Really, why would you think that?

Because of Stasi? That was quarter a century ago. Almost forgotten. Ask
representative sample of Germans what was Stasi and, I strongly assume, most
wouldn't know anything about it. Especially the younger generation. Sadly.

Or because of Nazi time? Despite Hitler (and Hitler-related) documentaries
being constantly shown in German TV, most Germans are still not aware of the
methods being used by the Nazis to keep _Germans_ under surveillance during
that time.

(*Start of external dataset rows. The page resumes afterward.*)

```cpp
template <int I, int N, class F>
__device__ __forceinline__ void static_for(F&& f) {
    if constexpr (I < N) {
        f(std::integral_constant<int, I>{});
        static_for<I + 1, N>(f);
    }
}

template <int BM, int BN, int WM, int WN, int MODE>
__global__ __launch_bounds__(NT) void conv_dma_kernel(FwdParams p) {
    constexpr int TM = BM / WM / 32, TN = BN / WN / 32;
    constexpr int A_INS = BM / 32, B_INS = BN / 32;
    constexpr int MAXTAP = 9;
    static_assert(WM * WN == 4 && TM >= 1 && TN >= 1, "4 waves");
    extern __shared__ __attribute__((aligned(16))) float smem[];
    float* As = smem;
    float* Bs = smem + 2 * BM * BK;

    ConvShape s = p.s;
    const int tid = threadIdx.x, lane = tid & 63;
    const int wave = __builtin_amdgcn_readfirstlane(tid >> 6);
    const int wm = wave / WN, wn = wave % WN;
    int bid_x, bid_y, bid_z, ks = 0;
    if (p.g.z > 1) {
        int lg = blockIdx.x;
        bid_x = lg % p.g.x;
        lg /= p.g.x;
        bid_y = lg % p.g.y;
        bid_z = lg / p.g.y;
    } else {
        const int tiles = p.g.x * p.g.y;
        int lg = blockIdx.x;
        if (p.ksplit > 1) {
            ks = lg % p.ksplit;
            lg /= p.ksplit;
        }
        lg = xcd_logical(lg, tiles, p.ksplit > 1 ? 0 : p.g.remap);
        bid_y = lg % p.g.y;
        bid_x = lg / p.g.y;
        bid_z = 0;
    }
    const int m0 = bid_x * BM, n0 = bid_y * BN;

    int Hr = s.Ho, Wr = s.Wo, rstep = 1, oy0 = 0, ox0 = 0, ky0 = 0, kx0 = 0;
    if (MODE == IN_DGRAD && s.stride == 2) {
        const int py = bid_z >> 1, px = bid_z & 1;
        oy0 = (py - s.pad) & 1;
        ox0 = (px - s.pad) & 1;
        Hr = (s.Ho - oy0 + 1) >> 1;
        Wr = (s.Wo - ox0 + 1) >> 1;
        rstep = 2;
        ky0 = py;
        kx0 = px;
        s.kh = py < s.kh ? (s.kh - py + 1) >> 1 : 0;
        s.kw = px < s.kw ? (s.kw - px + 1) >> 1 : 0;
        s.Ktot = s.kh * s.kw * s.Cin;
    }
    const int M = s.B * Hr * Wr;
    if (m0 >= M) return;
    const int ntap = s.kh * s.kw, nC = s.Cin / BK;
    const int c_per = (nC + p.ksplit - 1) / max(p.ksplit, 1);
    const int c_lo = p.ksplit > 1 ? ks * c_per : 0, c_hi = p.ksplit > 1 ? min(nC, c_lo + c_per) : nC;

    constexpr int NO_TAP = OOB_OFF;
    const int rsub = lane >> 3, slot = lane & 7;
    int toff[A_INS][MAXTAP];
    int toff2[(MODE == IN_UPCAT) ? A_INS : 1][MAXTAP];
    int r_b[A_INS], r_y[A_INS], r_x[A_INS], r_q[A_INS];
    bool r_ok[A_INS];
#pragma unroll
    for (int j = 0; j < A_INS; ++j) {
        const int row = (wave * A_INS + j) * 8 + rsub;
        r_q[j] = (slot ^ ((row >> 1) & 7)) << 2;
        int m = m0 + row;
        r_ok[j] = m < M;
        m = min(m, M - 1);
        const int b = m / (Hr * Wr), rem = m - b * (Hr * Wr);
        const int oy = rem / Wr, ox = rem - oy * Wr;
        r_b[j] = b;
        if (MODE == IN_DGRAD) {
            r_y[j] = oy * rstep + oy0 + s.pad;
            r_x[j] = ox * rstep + ox0 + s.pad;
        } else {
            r_y[j] = oy * s.stride - s.pad;
            r_x[j] = ox * s.stride - s.pad;
        }
    }
    int kc_tap[MAXTAP];
#pragma unroll
    for (int t = 0; t < MAXTAP; ++t) {
        kc_tap[t] = 0;
#pragma unroll
        for (int j = 0; j < A_INS; ++j) {
            toff[j][t] = NO_TAP;
            if (MODE == IN_UPCAT) toff2[j][t] = NO_TAP;
        }
        if (t < ntap) {
            const int tky = (t >= s.kw ? 1 : 0) + (t >= 2 * s.kw ? 1 : 0), tkx = t - tky * s.kw;
            kc_tap[t] = (MODE == IN_DGRAD) ? ((ky0 + rstep * tky) * p.s.kw + (kx0 + rstep * tkx)) * s.Cin : t * s.Cin;
#pragma unroll
            for (int j = 0; j < A_INS; ++j) {
                bool ok = r_ok[j];
                int off = 0, off2 = 0;
                if (MODE == IN_DGRAD) dgrad_tap_setup(p.s, r_b[j], r_y[j], r_x[j], ky0 + rstep * tky, kx0 + rstep * tkx, ok, off);
                else tap_setup<MODE>(s, p.t, r_b[j], r_y[j] + tky, r_x[j] + tkx, ok, off, off2);
                toff[j][t] = ok ? (off + r_q[j]) * 4 : NO_TAP;
                if (MODE == IN_UPCAT) toff2[j][t] = ok ? (off2 + p.t.C1 + r_q[j]) * 4 : NO_TAP;
            }
        }
    }
    int b_off[B_INS];
#pragma unroll
    for (int j = 0; j < B_INS; ++j) {
        const int row = (wave * B_INS + j) * 8 + rsub;
        const int n = n0 + row;
        b_off[j] = (n < s.Cout) ? (n * p.s.Ktot + ((slot ^ ((row >> 1) & 7)) << 2)) * 4 : NO_TAP;
    }
    const size_t x_elems = (MODE == IN_UPCAT) ? (size_t)s.B * (s.H >> 1) * (s.W >> 1) * p.t.C1 : (size_t)s.B * s.H * s.W * s.Cin;
    const __amdgpu_buffer_rsrc_t rx = dma_rsrc(p.x, x_elems * 4);
    const __amdgpu_buffer_rsrc_t rx2 = (MODE == IN_UPCAT && p.t.x2 != p.x)
                                           ? dma_rsrc(p.t.x2, (size_t)s.B * s.H * s.W * (s.Cin - p.t.C1) * 4) : rx;
    const __amdgpu_buffer_rsrc_t rw = dma_rsrc(p.w, (size_t)p.s.Cout * p.s.Ktot * 4);

    auto issue = [&](auto tc, int c, int buf) {
        constexpr int T = decltype(tc)::value;
        const int ci0 = c * BK;
        if (MODE == IN_UPCAT && ci0 >= p.t.C1) {
            const int soff = (ci0 - p.t.C1) * 4;
#pragma unroll
            for (int j = 0; j < A_INS; ++j) dma16_buf(rx2, toff2[j][T], soff, As + (buf * BM + (wave * A_INS + j) * 8) * BK);
        } else {
            const int soff = ci0 * 4;
#pragma unroll
            for (int j = 0; j < A_INS; ++j) dma16_buf(rx, toff[j][T], soff, As + (buf * BM + (wave * A_INS + j) * 8) * BK);
        }
        const int kc = (kc_tap[T] + ci0) * 4;
#pragma unroll
        for (int j = 0; j < B_INS; ++j) dma16_buf(rw, b_off[j], kc, Bs + (buf * BN + (wave * B_INS + j) * 8) * BK);
    };

    f32x16 acc[TM][TN];
#pragma unroll
    for (int m = 0; m < TM; ++m)
#pragma unroll
        for (int n = 0; n < TN; ++n)
#pragma unroll
            for (int i = 0; i < 16; ++i) acc[m][n][i] = 0.f;

    int buf = 0;
    auto compute_and_sync = [&]() {
        mfma_stage_swz<TM, TN>(As + buf * BM * BK, Bs + buf * BN * BK, wm * TM * 32, wn * TN * 32, lane, acc);
        asm volatile("s_waitcnt vmcnt(0)" ::: "memory");
        __syncthreads();
        buf ^= 1;
    };
    if (ntap > 0) {
        issue(std::integral_constant<int, 0>{}, c_lo, 0);
        asm volatile("s_waitcnt vmcnt(0)" ::: "memory");
        __syncthreads();
    }
    static_for<0, MAXTAP>([&](auto tc) {
        constexpr int T = decltype(tc)::value;
        if (T < ntap) {
#pragma unroll 1
            for (int c = c_lo; c + 1 < c_hi; ++c) {
                issue(tc, c + 1, buf ^ 1);
                compute_and_sync();
            }
            if constexpr (T + 1 < MAXTAP) {
                if (T + 1 < ntap) issue(std::integral_constant<int, T + 1>{}, c_lo, buf ^ 1);
            }
            compute_and_sync();
        }
    });
    int* rowtab = nullptr;
    if (MODE == IN_DGRAD && rstep == 2) {
        rowtab = reinterpret_cast<int*>(smem);
        fill_row_table<BM>(p, s, rowtab, m0, M, Hr, Wr, rstep, oy0, ox0);
    }
    conv_epilogue<TM, TN, MODE>(p, s, acc, m0, n0, wm, wn, lane, M, Hr, Wr, rstep, oy0, ox0, rowtab, BM);
}
```

deep-visual-slam_amd/csrc/conv_fwd.hip:

```cpp
#include "conv_common.h"

#include <cstdlib>
#include <type_traits>

namespace {
using namespace dvsconv;

struct FwdParams {
    const float* x;
    const float* w;
    const float* bias;
    float* y;
    float* stats;
    int stat_split;
    float* y2;
    int split_c1;
    int dbg_nobarrier;
    const float* zero_page;
    const float* res;
    int stat_mask, stat_stride;
    int work_m;
    int ksplit;
    Grid3 g;
    ConvShape s;
// ... 130 lines not shown
        for (int tn = 0; tn < TN; ++tn) {
            const int n = n0 + (wn * TN + tn) * 32 + ln;
#pragma unroll
            for (int tm = 0; tm < TM; ++tm) {
                const int mb = m0 + (wm * TM + tm) * 32 + 4 * lh;
#pragma unroll
                for (int i = 0; i < 16; ++i) {
                    const int m = mb + (i & 3) + 8 * (i >> 2);
                    if (m < M && n < s.Cout) atomicAdd(p.y + (size_t)m * s.Cout + n, acc[tm][tn][i]);
                }
            }
        }
    } else if (stats == 0) {
        if (p.res) conv_epilogue_body<TM, TN, MODE, 0, true, true>(p, s, acc, m0, n0, wm, wn, lane, M, rowtab, bm);
        else if (act) conv_epilogue_body<TM, TN, MODE, 0, true>(p, s, acc, m0, n0, wm, wn, lane, M, rowtab, bm);
        else conv_epilogue_body<TM, TN, MODE, 0, false>(p, s, acc, m0, n0, wm, wn, lane, M, rowtab, bm);
    } else if (stats == 1) {
        if (act) conv_epilogue_body<TM, TN, MODE, 1, true>(p, s, acc, m0, n0, wm, wn, lane, M, rowtab, bm);
        else conv_epilogue_body<TM, TN, MODE, 1, false>(p, s, acc, m0, n0, wm, wn, lane, M, rowtab, bm);
    } else {
        conv_epilogue_body<TM, TN, MODE, 2, true>(p, s, acc, m0, n0, wm, wn, lane, M, rowtab, bm);
    }
}

#include "conv_dma.h"
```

Sadly.

And, if lots of people do go out and do demonstrate/voice their discontent?

In October 2015 250,000 people demonstrated in Berlin against TTIP (for US
friends: EU-USA TPP) [1] and what did "das Merkel" do? Nothing, it's TTIP full
steam ahead!

Then 1.6 million Germans (together with 3.3 million EU citizens in total)
signed a petition against TTIP. Government spokeperson: "Merkel will not
receive a petition". [2]

Recently, "over 300,000" people have demonstrated against TTIP and CETA (for
US friends: EU-Canada TPP) and what was the reaction of the Government? "It's
their right to demonstrate". [3]

Has anything changed in the policy of the German government after all these
democratic means? I think you can answer this question yourself.

This system we live in doesn't work. It probably never did, but we didn't
notice it.

[1] [https://www.theguardian.com/world/2015/oct/10/berlin-anti-
tt...](https://www.theguardian.com/world/2015/oct/10/berlin-anti-ttip-trade-
deal-rally-hundreds-thousands-protesters)

[2]
[https://www.youtube.com/watch?v=fQykeaSC3Dk](https://www.youtube.com/watch?v=fQykeaSC3Dk)

[3]
[https://www.youtube.com/watch?v=mOEWkH8RpgM](https://www.youtube.com/watch?v=mOEWkH8RpgM)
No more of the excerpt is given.